Spherical particles characterized by that.
Of the two hemispheres, the hemisphere having the lower specific gravity of the composition constituting the hemisphere does not contain an inorganic thixotropic agent.
The spherical particles according to claim 2, wherein:
The hemisphere having the higher specific gravity of the composition constituting the hemisphere is the hemisphere in which pigment sedimentation occurs unless the inorganic far-modifying additive is included.
The spherical particles according to claim 2, wherein:
The hemisphere having the higher specific gravity of the composition constituting the hemisphere is a white hemisphere.
The spherical particles according to claim 2, wherein:
The fine powder silica is hydrophobic silica
3. The spherical particle according to claim 1 or 2, wherein
The composition further comprises a charge control agent,
The inorganic far modified modifier is a component added separately from the charge control agent.
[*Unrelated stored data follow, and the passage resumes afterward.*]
static void pcg_advance_constants(unsigned long long n, unsigned long long& mul, unsigned long long& sum) {
  unsigned long long cur_mul = 0x5851f42d4c957f2dULL, cur_sum = 1ull;
  mul = 1ull; sum = 0ull;
  while (n) {
    if (n & 1ull) { sum = sum * cur_mul + cur_sum; mul *= cur_mul; }
    cur_sum = (cur_mul + 1ull) * cur_sum; cur_mul *= cur_mul;
    n >>= 1;
  }
}
static int sampler_plan_prepare(SamplerPlan& pl, unsigned spp_, unsigned dims_) {
  unsigned &spp = pl.spp, &dims = pl.dims, &seg_len = pl.seg_len, &n_segs = pl.n_segs;
  DevBuf &segs = pl.segs, &magic = pl.magic, &dirty = pl.dirty;
  {
    if (spp == spp_ && dims == dims_ && segs.p) return RT_OK;
    seg_len = spp_ < 256u ? spp_ : 256u;
    const unsigned per_half = spp_ / seg_len;
    std::vector<SamplerSeg> h;
    unsigned long long pos = 0;
    for (unsigned t = 0; t < 2u * dims_; ++t) {
      const unsigned n_scr = t < dims_ ? 1u : 2u;
      for (unsigned half = 0; half < 2u; ++half)
        for (unsigned g = 0; g < per_half; ++g) {
          SamplerSeg sg{};
// ... 303 lines not shown
      else { want.push_back({&s->samples_rad, (size_t)n_window_samples * 16}); if (samples_pf) want.push_back({&s->samples_pf, (size_t)n_window_samples * 8}); }
    }
    size_t grow = 0;
    for (const Want& w : want) if (!w.buf->p || w.buf->bytes < w.bytes) grow += w.bytes;
    size_t held = 0;
    for (const Want& w : want) if (w.buf->p && w.buf->bytes < w.bytes) held += w.buf->bytes;
    size_t mem_free = 0, mem_total = 0;
    HIP_TRY(hipMemGetInfo(&mem_free, &mem_total));
    if (grow > mem_free + held - std::min<size_t>(mem_free + held, (size_t)256 << 20)) continue;
    bool ok = true;
    for (const Want& w : want) if (w.buf->ensure(w.bytes) != hipSuccess) { ok = false; break; }
    if (ok) break;
    (void)hipGetLastError();
  }
  if (!s->aux_stream) {
    int lo = 0, hi = 0; (void)hipDeviceGetStreamPriorityRange(&lo, &hi);
    HIP_TRY(hipStreamCreateWithPriority(&s->aux_stream, hipStreamNonBlocking, lo));
    for (int i = 0; i < 2; ++i) { for (int g = 0; g < 3; ++g) HIP_TRY(hipEventCreateWithFlags(&s->ev_tables[i][g], hipEventDisableTiming)); HIP_TRY(hipEventCreateWithFlags(&s->ev_batch_done[i], hipEventDisableTiming)); }
    HIP_TRY(hipEventCreateWithFlags(&s->ev_frame_begin, hipEventDisableTiming));
  }
  float4* const d_out = (flags & RT_FLAG_FILM_ON_DEVICE) ? (float4*)film_xyzw : s->film_out.as<float4>();
  float4* const d_samples_rad = (flags & RT_FLAG_FILM_ON_DEVICE) ? (float4*)samples_rad : s->samples_rad.as<float4>();
  float2* const d_samples_pf = !samples_pf ? nullptr : ((flags & RT_FLAG_FILM_ON_DEVICE) ? (float2*)samples_pf : s->samples_pf.as<float2>());
  if (!samples && !fr) {
    HIP_TRY(hipMemcpyAsync(s->filter_table.p, film->filter_table, 1024, hipMemcpyHostToDevice, stream));
    HIP_TRY(hipMemsetAsync(s->film_acc.p, 0, (size_t)cw * ch * 16, stream));
  }
  HIP_TRY(hipMemsetAsync(s->stats.p, 0, ST_COUNT * 8, stream));

  PassState ps{};
  ps.spp = spp; ps.spp_log2 = spp_log2; ps.dims = dims;
  auto gen_of = [&](int b) { PathGen g; char* p = (char*)s->ws[b].p; g.o = (float4*)p; g.d = (float4*)(p + n_slots * 16); g.beta = (float4*)(p + n_slots * 32); g.st = (uint4*)(p + n_slots * 48); return g; };
  const PathGen gen0 = gen_of(B_GEN0), gen1 = gen_of(B_GEN1);
  ps.hit = s->ws[B_HIT].as<float4>(); ps.lacc = s->ws[B_LACC].as<float4>(); ps.pfilm = s->ws[B_PFILM].as<float2>();
  { char* p = (char*)s->ws[B_SH].p; ps.sh.o = (float4*)p; ps.sh.d = (float4*)(p + cap * 16); ps.sh.add = (float4*)(p + cap * 32);
    char* q = (char*)s->ws[B_MI].p; ps.mi.o = (float4*)q; ps.mi.d = (float4*)(q + cap * 16); ps.mi.hit = (float4*)(q + cap * 32); ps.mi.a = (float4*)(q + cap * 48);
    ps.mi.b = (float4*)(q + cap * 64); ps.mi.c = (float4*)(q + cap * 80); ps.mi.flags = (unsigned*)(q + cap * 96); }
  ps.occ_sh = s->ws[B_OCCSH].as<unsigned char>(); ps.occ_mi = s->ws[B_OCCMI].as<unsigned char>();
  ps.q_shadow = s->ws[B_QSH].as<unsigned>(); ps.q_mis = s->ws[B_QMI].as<unsigned>(); ps.q_misany = s->ws[B_QMA].as<unsigned>();
  ps.own_acc = s->own_acc.as<float4>(); ps.shard_cap = shard_cap;
  ps.stats = s->stats.as<unsigned long long>();

  if ((rc = sampler_plan_prepare(s->sampler_plan, spp, dims)) != RT_OK) return rc;
  if ((rc = sampler_set_lds_limits(spp)) != RT_OK) return rc;
  TraceIO io_path{}, io_shadow{}, io_mis{}, io_mis_any{};
  {
    io_path.ray_stride = 1; io_path.hits = ps.hit; io_path.hit_stride = 1; io_path.hit_b2 = 1; io_path.queue_is_slots = 1;
    io_shadow.ray_o = ps.sh.o; io_shadow.ray_d = ps.sh.d; io_shadow.ray_stride = 1; io_shadow.occluded = (unsigned*)ps.occ_sh; io_shadow.occ_stride = 0;
    io_shadow.shadow_masks = 1; io_shadow.lacc = ps.lacc; io_shadow.lacc_stride = 1; io_shadow.direct_add = ps.sh.add; io_shadow.add_stride = 1;
    io_mis.ray_o = ps.mi.o; io_mis.ray_d = ps.mi.d; io_mis.ray_stride = 1; io_mis.hits = ps.mi.hit; io_mis.hit_stride = 1; io_mis.hit_b2 = 0;
    io_mis_any = io_mis; io_mis_any.shadow_masks = 0; io_mis_any.hits = nullptr; io_mis_any.occluded = (unsigned*)ps.occ_mi; io_mis_any.occ_stride = 0;
  }
  const bool count = (flags & RT_FLAG_COUNT_TRAVERSAL) != 0;
  const unsigned pgrid = (unsigned)s->n_cu * 8u;
  const unsigned sblock = 256u, sgrid = pgrid;
  unsigned long long* dstats = s->stats.as<unsigned long long>();

  const char* ov = getenv("RTX_K0_OVERLAP");
  hipStream_t aux = (ov && ov[0] == '0') ? stream : s->aux_stream;
  if (build_tables) {
    HIP_TRY(hipEventRecord(s->ev_frame_begin, stream));
    HIP_TRY(hipStreamWaitEvent(aux, s->ev_frame_begin, 0));
  }
  int tables_rc = RT_OK;
  std::vector<std::pair<unsigned long long, unsigned long long>> batches;
  for (unsigned long long first = 0; first < owned_pixels;) {
    const unsigned long long npx = (first == 0 && lead_pixels) ? lead_pixels : std::min(chunk_pixels, owned_pixels - first);
    batches.push_back({first, npx}); first += npx;
  }
  if (resident && !fr->tables_built) {
    fr->scr_off.clear(); fr->perm_off.clear();
    size_t so = 0, po = 0;
    for (const auto& b : batches) {
      fr->scr_off.push_back(so); fr->perm_off.push_back(po);
      so += ((size_t)b.second * 3 * dims * 4 + 255) & ~(size_t)255; po += ((size_t)(b.second * table_bytes_per_pixel) + 255) & ~(size_t)255;
    }
    if (so > fr->scrambles.bytes || po > fr->perms.bytes) return fail(RT_ERR_INVALID, "rt_frame_advance: the batches' sampler tables do not fit the frame's buffers");
  }
  if (resident && fr->scr_off.size() != batches.size()) return fail(RT_ERR_INVALID, "rt_frame_advance: the batch cut changed under resident sampler tables");
  auto scrambles_of = [&](size_t b, int buf) { return resident ? (unsigned*)((char*)fr->scrambles.p + fr->scr_off[b]) : s->scrambles[buf].as<unsigned>(); };
  auto perms_of = [&](size_t b, int buf) { return resident ? (unsigned short*)((char*)fr->perms.p + fr->perm_off[b]) : s->perms[buf].as<unsigned short>(); };
  TableGroups tgroups = table_groups_frame(dims, !(fp.lens_radius > 0.0f));
  auto launch_tables = [&](size_t b, int buf) {
    FrameParams f2 = fp; f2.chunk_first = batches[b].first;
    tm.begin(&stats.ms_sampler, aux);
    const int trc = launch_sampler_tables(s->sampler_plan, f2, (unsigned)batches[b].second, 0ull, 0, scrambles_of(b, buf), perms_of(b, buf), aux, tgroups, s->ev_tables[buf]);
    if (trc != RT_OK && tables_rc == RT_OK) tables_rc = trc;
    tm.end(aux);
  };
  if (!batches.empty() && build_tables) launch_tables(0, 0);
  for (size_t batch_no = 0; batch_no < batches.size(); ++batch_no) {
    const unsigned long long first = batches[batch_no].first, npx = batches[batch_no].second;
    const int buf = (int)(batch_no & 1ull);
    fp.chunk_first = first;
    ps.n_pixels = (unsigned)npx; ps.n_pixels_recip = npx > 1 ? (unsigned)((1ull << 32) / npx) : 0xffffffffu;
    ps.scrambles = scrambles_of(batch_no, buf); ps.perms = perms_of(batch_no, buf);
    if (build_tables && batch_no + 1 < batches.size()) {
      if (batch_no >= 1 && !resident) HIP_TRY(hipStreamWaitEvent(aux, s->ev_batch_done[buf ^ 1], 0));
      launch_tables(batch_no + 1, buf ^ 1);
    }
    const unsigned batch_pass_samples = (unsigned)std::min<unsigned long long>(spp, std::max<unsigned long long>(pass_samples, cap / npx));
    if (tables_rc != RT_OK) { (void)hipDeviceSynchronize(); return tables_rc; }
    if (build_tables) HIP_TRY(hipStreamWaitEvent(stream, s->ev_tables[buf][0], 0));
    for (unsigned s0 = s_begin; s0 < s_end; s0 += batch_pass_samples) {
      ps.s0 = s0; ps.n_samples = std::min(batch_pass_samples, s_end - s0); ps.cap = (unsigned)(npx * ps.n_samples);
      ps.q_in = nullptr; ps.in = gen1; ps.out = gen0;
// ... 56 lines not shown
        tm.end();
        tm.begin(&stats.ms_trace_mis);
        launch_trace<false>(s, count, io_mis, ps.q_mis, ps.cnt_out + 2 * RT_QSHARDS * RT_CNT_STRIDE, ps.shard_cap, 0, dstats, ST_RAYS_MIS, ST_NODES_MIS, ST_TRIS_MIS, stream);
        tm.end();
        if (ps.mis_any) {
          tm.begin(&stats.ms_trace_mis_any);
          launch_trace<true>(s, count, io_mis_any, ps.q_misany, ps.cnt_out + 3 * RT_QSHARDS * RT_CNT_STRIDE, ps.shard_cap, 0, dstats, ST_RAYS_MISANY, ST_NODES_MISANY, ST_TRIS_MISANY, stream);
          tm.end();
        }
        tm.begin(&stats.ms_resolve);
        if (s->has_spheres || s->has_instances) hipLaunchKernelGGL(k_resolve<true>, dim3(pgrid), dim3(256), 0, stream, s->d, ps);
        else hipLaunchKernelGGL(k_resolve<false>, dim3(pgrid), dim3(256), 0, stream, s->d, ps);
        tm.end();
        stats.launches_trace_closest += 2; stats.launches_trace_path += 1; stats.launches_trace_mis += 1; stats.launches_trace_shadow += 1; stats.launches_trace_mis_any += ps.mis_any ? 1 : 0;
      }
      tm.begin(&stats.ms_film);
      if (samples) hipLaunchKernelGGL(k_sample_store, dim3(pgrid), dim3(256), 0, stream, fp, ps, wx0, wy0, wx1 - wx0, d_samples_rad, d_samples_pf);
      else if (fr && fr->stats) hipLaunchKernelGGL(k_film_accumulate_frame_stats, dim3(pgrid), dim3(256), 0, stream, fp, ps, fr->filter_table.as<float>(), fr->film_acc.as<float4>(), fr->own_acc.as<float4>(), fr->moments.as<PixMoments>());
      else if (fr) hipLaunchKernelGGL(k_film_accumulate_frame, dim3(pgrid), dim3(256), 0, stream, fp, ps, fr->filter_table.as<float>(), fr->film_acc.as<float4>(), fr->own_acc.as<float4>());
      else hipLaunchKernelGGL(k_film_accumulate, dim3(pgrid), dim3(256), 0, stream, fp, ps, s->filter_table.as<float>(), s->film_acc.as<float4>());
      tm.end();
      stats.n_passes += 1;
      HIP_TRY(hipGetLastError());
    }
    HIP_TRY(hipEventRecord(s->ev_batch_done[buf], stream));
  }
  if (fr) {
    if (resident && build_tables) {
      HIP_TRY(hipStreamSynchronize(aux));
      fr->tables_built = true; fr->batch_pixels = batch_pixels; fr->lead_pixels = lead_pixels;
    }
  } else if (!samples) {
    tm.begin(&stats.ms_film);
    {
      unsigned long long n = (unsigned long long)cw * ch;
      hipLaunchKernelGGL(k_film_finalize, dim3((unsigned)((n + 255) / 256)), dim3(256), 0, stream, s->film_acc.as<float4>(), d_out, n);
    }
    tm.end();
    HIP_TRY(hipGetLastError());
    if (!(flags & RT_FLAG_FILM_ON_DEVICE)) HIP_TRY(hipMemcpyAsync(film_xyzw, d_out, (size_t)cw * ch * 16, hipMemcpyDeviceToHost, stream));
  } else if (!(flags & RT_FLAG_FILM_ON_DEVICE)) {
    HIP_TRY(hipMemcpyAsync(samples_rad, d_samples_rad, (size_t)n_window_samples * 16, hipMemcpyDeviceToHost, stream));
    if (samples_pf) HIP_TRY(hipMemcpyAsync(samples_pf, d_samples_pf, (size_t)n_window_samples * 8, hipMemcpyDeviceToHost, stream));
  }
  HIP_TRY(hipStreamSynchronize(stream));
  tm.collect();
  stats.ms_shade = stats.ms_shade_lambert_const + stats.ms_shade_lambert + stats.ms_shade_two_lobe + stats.ms_shade_generic + stats.ms_shade_bin + stats.ms_shade_miss;
  unsigned long long h[ST_COUNT];
  HIP_TRY(hipMemcpy(h, s->stats.p, sizeof(h), hipMemcpyDeviceToHost));
  { unsigned ovf = 0; HIP_TRY(hipMemcpy(&ovf, s->sampler_plan.dirty.as<unsigned>() + 1 + RT_DIRTY_CAP, 4, hipMemcpyDeviceToHost));
    if (ovf) { (void)hipMemset(s->sampler_plan.dirty.p, 0, (2 + RT_DIRTY_CAP) * 4); return fail(RT_ERR_INVALID, "sampler retry list overflow"); } }
  stats.camera_rays = h[ST_CAMERA];
  stats.rays_mis_any = h[ST_RAYS_MISANY]; stats.nodes_mis_any = h[ST_NODES_MISANY]; stats.tris_mis_any = h[ST_TRIS_MISANY];
  stats.rays_closest = h[ST_RAYS_CLOSEST] + h[ST_TAIL_UNCAST]; stats.rays_tail_not_cast = h[ST_TAIL_UNCAST]; stats.rays_shadow = h[ST_RAYS_SHADOW] + h[ST_SHADOW_SETS]; stats.rays_shadow_not_cast = h[ST_SHADOW_SETS]; stats.rays_mis = h[ST_RAYS_MIS] + h[ST_RAYS_MISANY] + h[ST_MIS_UNREACHED];
  stats.rays_mis_not_cast = h[ST_MIS_UNREACHED];
  stats.nodes_closest = h[ST_NODES_CLOSEST]; stats.nodes_shadow = h[ST_NODES_SHADOW]; stats.nodes_mis = h[ST_NODES_MIS] + h[ST_NODES_MISANY];
  stats.tris_closest = h[ST_TRIS_CLOSEST]; stats.tris_shadow = h[ST_TRIS_SHADOW]; stats.tris_mis = h[ST_TRIS_MIS] + h[ST_TRIS_MISANY];
  stats.ms_trace_mis += stats.ms_trace_mis_any;
  stats.paths_scrubbed = h[ST_SCRUBBED];
  for (int k = 0; k < 32; ++k) stats.shade_section_cycles[k] = h[ST_STAMP + k];
  stats.vertices_lambert_const = h[ST_SHADED]; stats.vertices_lambert = h[ST_SHADED + 1]; stats.vertices_two_lobe = h[ST_SHADED + 2]; stats.vertices_generic = h[ST_SHADED + 3];
  if (h[ST_UNBUILT_VOXEL]) return fail(RT_ERR_INVALID, "a path looked up a light-distribution voxel that holds no surface (voxel marking bug)");
  stats.ms_total = std::chrono::duration<double, std::milli>(std::chrono::steady_clock::now() - t_begin).count();
  if (stats_out) *stats_out = stats;
  return RT_OK;
}
extern "C" int rt_render(rt_scene* s, const rt_camera* cam, const rt_film_desc* film, const rt_sampler_desc* smp, const rt_path_desc* path,
                         const rt_shard* shard, uint32_t flags, void* stream_, float* film_xyzw, rt_stats* stats_out) {
  if (!s || !cam || !film || !smp || !path || !film_xyzw) return fail(RT_ERR_INVALID, "null argument");
  return render_frame(s, cam, film, smp, path, shard, flags, stream_, film_xyzw, stats_out, nullptr, nullptr);
}
extern "C" int rt_render_samples(rt_scene* s, const rt_camera* cam, const rt_film_desc* film, const rt_sampler_desc* smp, const rt_path_desc* path,
                                 uint32_t flags, void* stream_, float* radiance, float* p_film, rt_stats* stats_out) {
  if (!s || !cam || !film || !smp || !path || !radiance) return fail(RT_ERR_INVALID, "rt_render_samples: null argument");
  return render_frame(s, cam, film, smp, path, nullptr, flags, stream_, nullptr, stats_out, radiance, p_film);
}
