diff --git a/autoware_vision_pilot_b200/csrc/conv_gemm.cu b/autoware_vision_pilot_b200/csrc/conv_gemm.cu
--- a/autoware_vision_pilot_b200/csrc/conv_gemm.cu
+++ b/autoware_vision_pilot_b200/csrc/conv_gemm.cu
@@ -235,7 +235,53 @@
   return c;
 }
 
-template <class E, int BN>
+__device__ __forceinline__ float4 ld_shared_f4(uint32_t a) {
+  float4 v;
+  asm volatile("ld.shared.v4.f32 {%0, %1, %2, %3}, [%4];" : "=f"(v.x), "=f"(v.y), "=f"(v.z), "=f"(v.w) : "r"(a) : "memory");
+  return v;
+}
+
+template <int BN>
+__device__ __forceinline__ bool splitk_reduce(const ConvKParams& p, int tile, int s, float* acc_s, int row,
+                                              uint32_t* s_last, uint32_t ring, uint32_t ring_bytes) {
+  constexpr int kPitch = acc_pitch(BN), kRow4 = BN / 4, kSlot4 = 128 * kRow4;
+  const float4* ws = reinterpret_cast<const float4*>(p.ws) + static_cast<size_t>(tile) * p.splits * kSlot4;
+  for (int i = row; i < kSlot4; i += kEpilogue) {
+    const int r = i / kRow4, c = i - r * kRow4;
+    __stcg(const_cast<float4*>(ws) + s * kSlot4 + i, *reinterpret_cast<const float4*>(acc_s + r * kPitch + 4 * c));
+  }
+  named_bar_sync(1, kEpilogue);
+  if (row == 0) {
+    uint32_t before;
+    asm volatile("atom.acq_rel.gpu.global.add.u32 %0, [%1], 1;" : "=r"(before) : "l"(p.counters + tile) : "memory");
+    *s_last = before == static_cast<uint32_t>(p.splits - 1);
+  }
+  named_bar_sync(1, kEpilogue);
+  if (!*s_last) return false;
+  const int per_round = static_cast<int>(ring_bytes / (kSlot4 * 16u));
+  for (int j0 = 0; j0 < p.splits; j0 += per_round) {
+    const int m = min(per_round, p.splits - j0);
+    for (int i = row; i < m * kSlot4; i += kEpilogue)
+      asm volatile("cp.async.cg.shared.global [%0], [%1], 16;" :: "r"(ring + 16u * i), "l"(ws + j0 * kSlot4 + i) : "memory");
+    asm volatile("cp.async.commit_group;\n\tcp.async.wait_group 0;" ::: "memory");
+    named_bar_sync(1, kEpilogue);
+    for (int i = row; i < kSlot4; i += kEpilogue) {
+      const int r = i / kRow4, c = i - r * kRow4;
+      float4* dst = reinterpret_cast<float4*>(acc_s + r * kPitch + 4 * c);
+      float4 v = j0 == 0 ? ld_shared_f4(ring + 16u * i) : *dst;
+      for (int jj = j0 == 0 ? 1 : 0; jj < m; ++jj) {
+        const float4 q = ld_shared_f4(ring + 16u * (jj * kSlot4 + i));
+        v.x += q.x; v.y += q.y; v.z += q.z; v.w += q.w;
+      }
+      *dst = v;
+    }
+    named_bar_sync(1, kEpilogue);
+  }
+  if (row == 0) p.counters[tile] = 0u;
+  return true;
+}
+
+template <class E, int BN, bool SPLIT>
 __global__ void __launch_bounds__(kThreads, 1)
 conv_wgmma_kernel(const __grid_constant__ ConvMaps maps, const ConvKParams p) {
   extern __shared__ uint8_t smem_raw[];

The spherical particle according to claim 1 or 2.
The amount of the inorganic thixotropic agent added is as follows:
For 100 parts by weight of the (meth) acrylic acid ester monomer,
The spherical particles according to claim 1 or 2 , wherein the inorganic thixotropic substance is 1 to 30 parts by weight.
A pair of supports;
The spherical particles according to any one of claims 1 to 8 located between the pair of supports,
An electronic paper in which a film located on at least a side visually recognized by the user of the pair of supports is a light transmissive support that transmits visible light.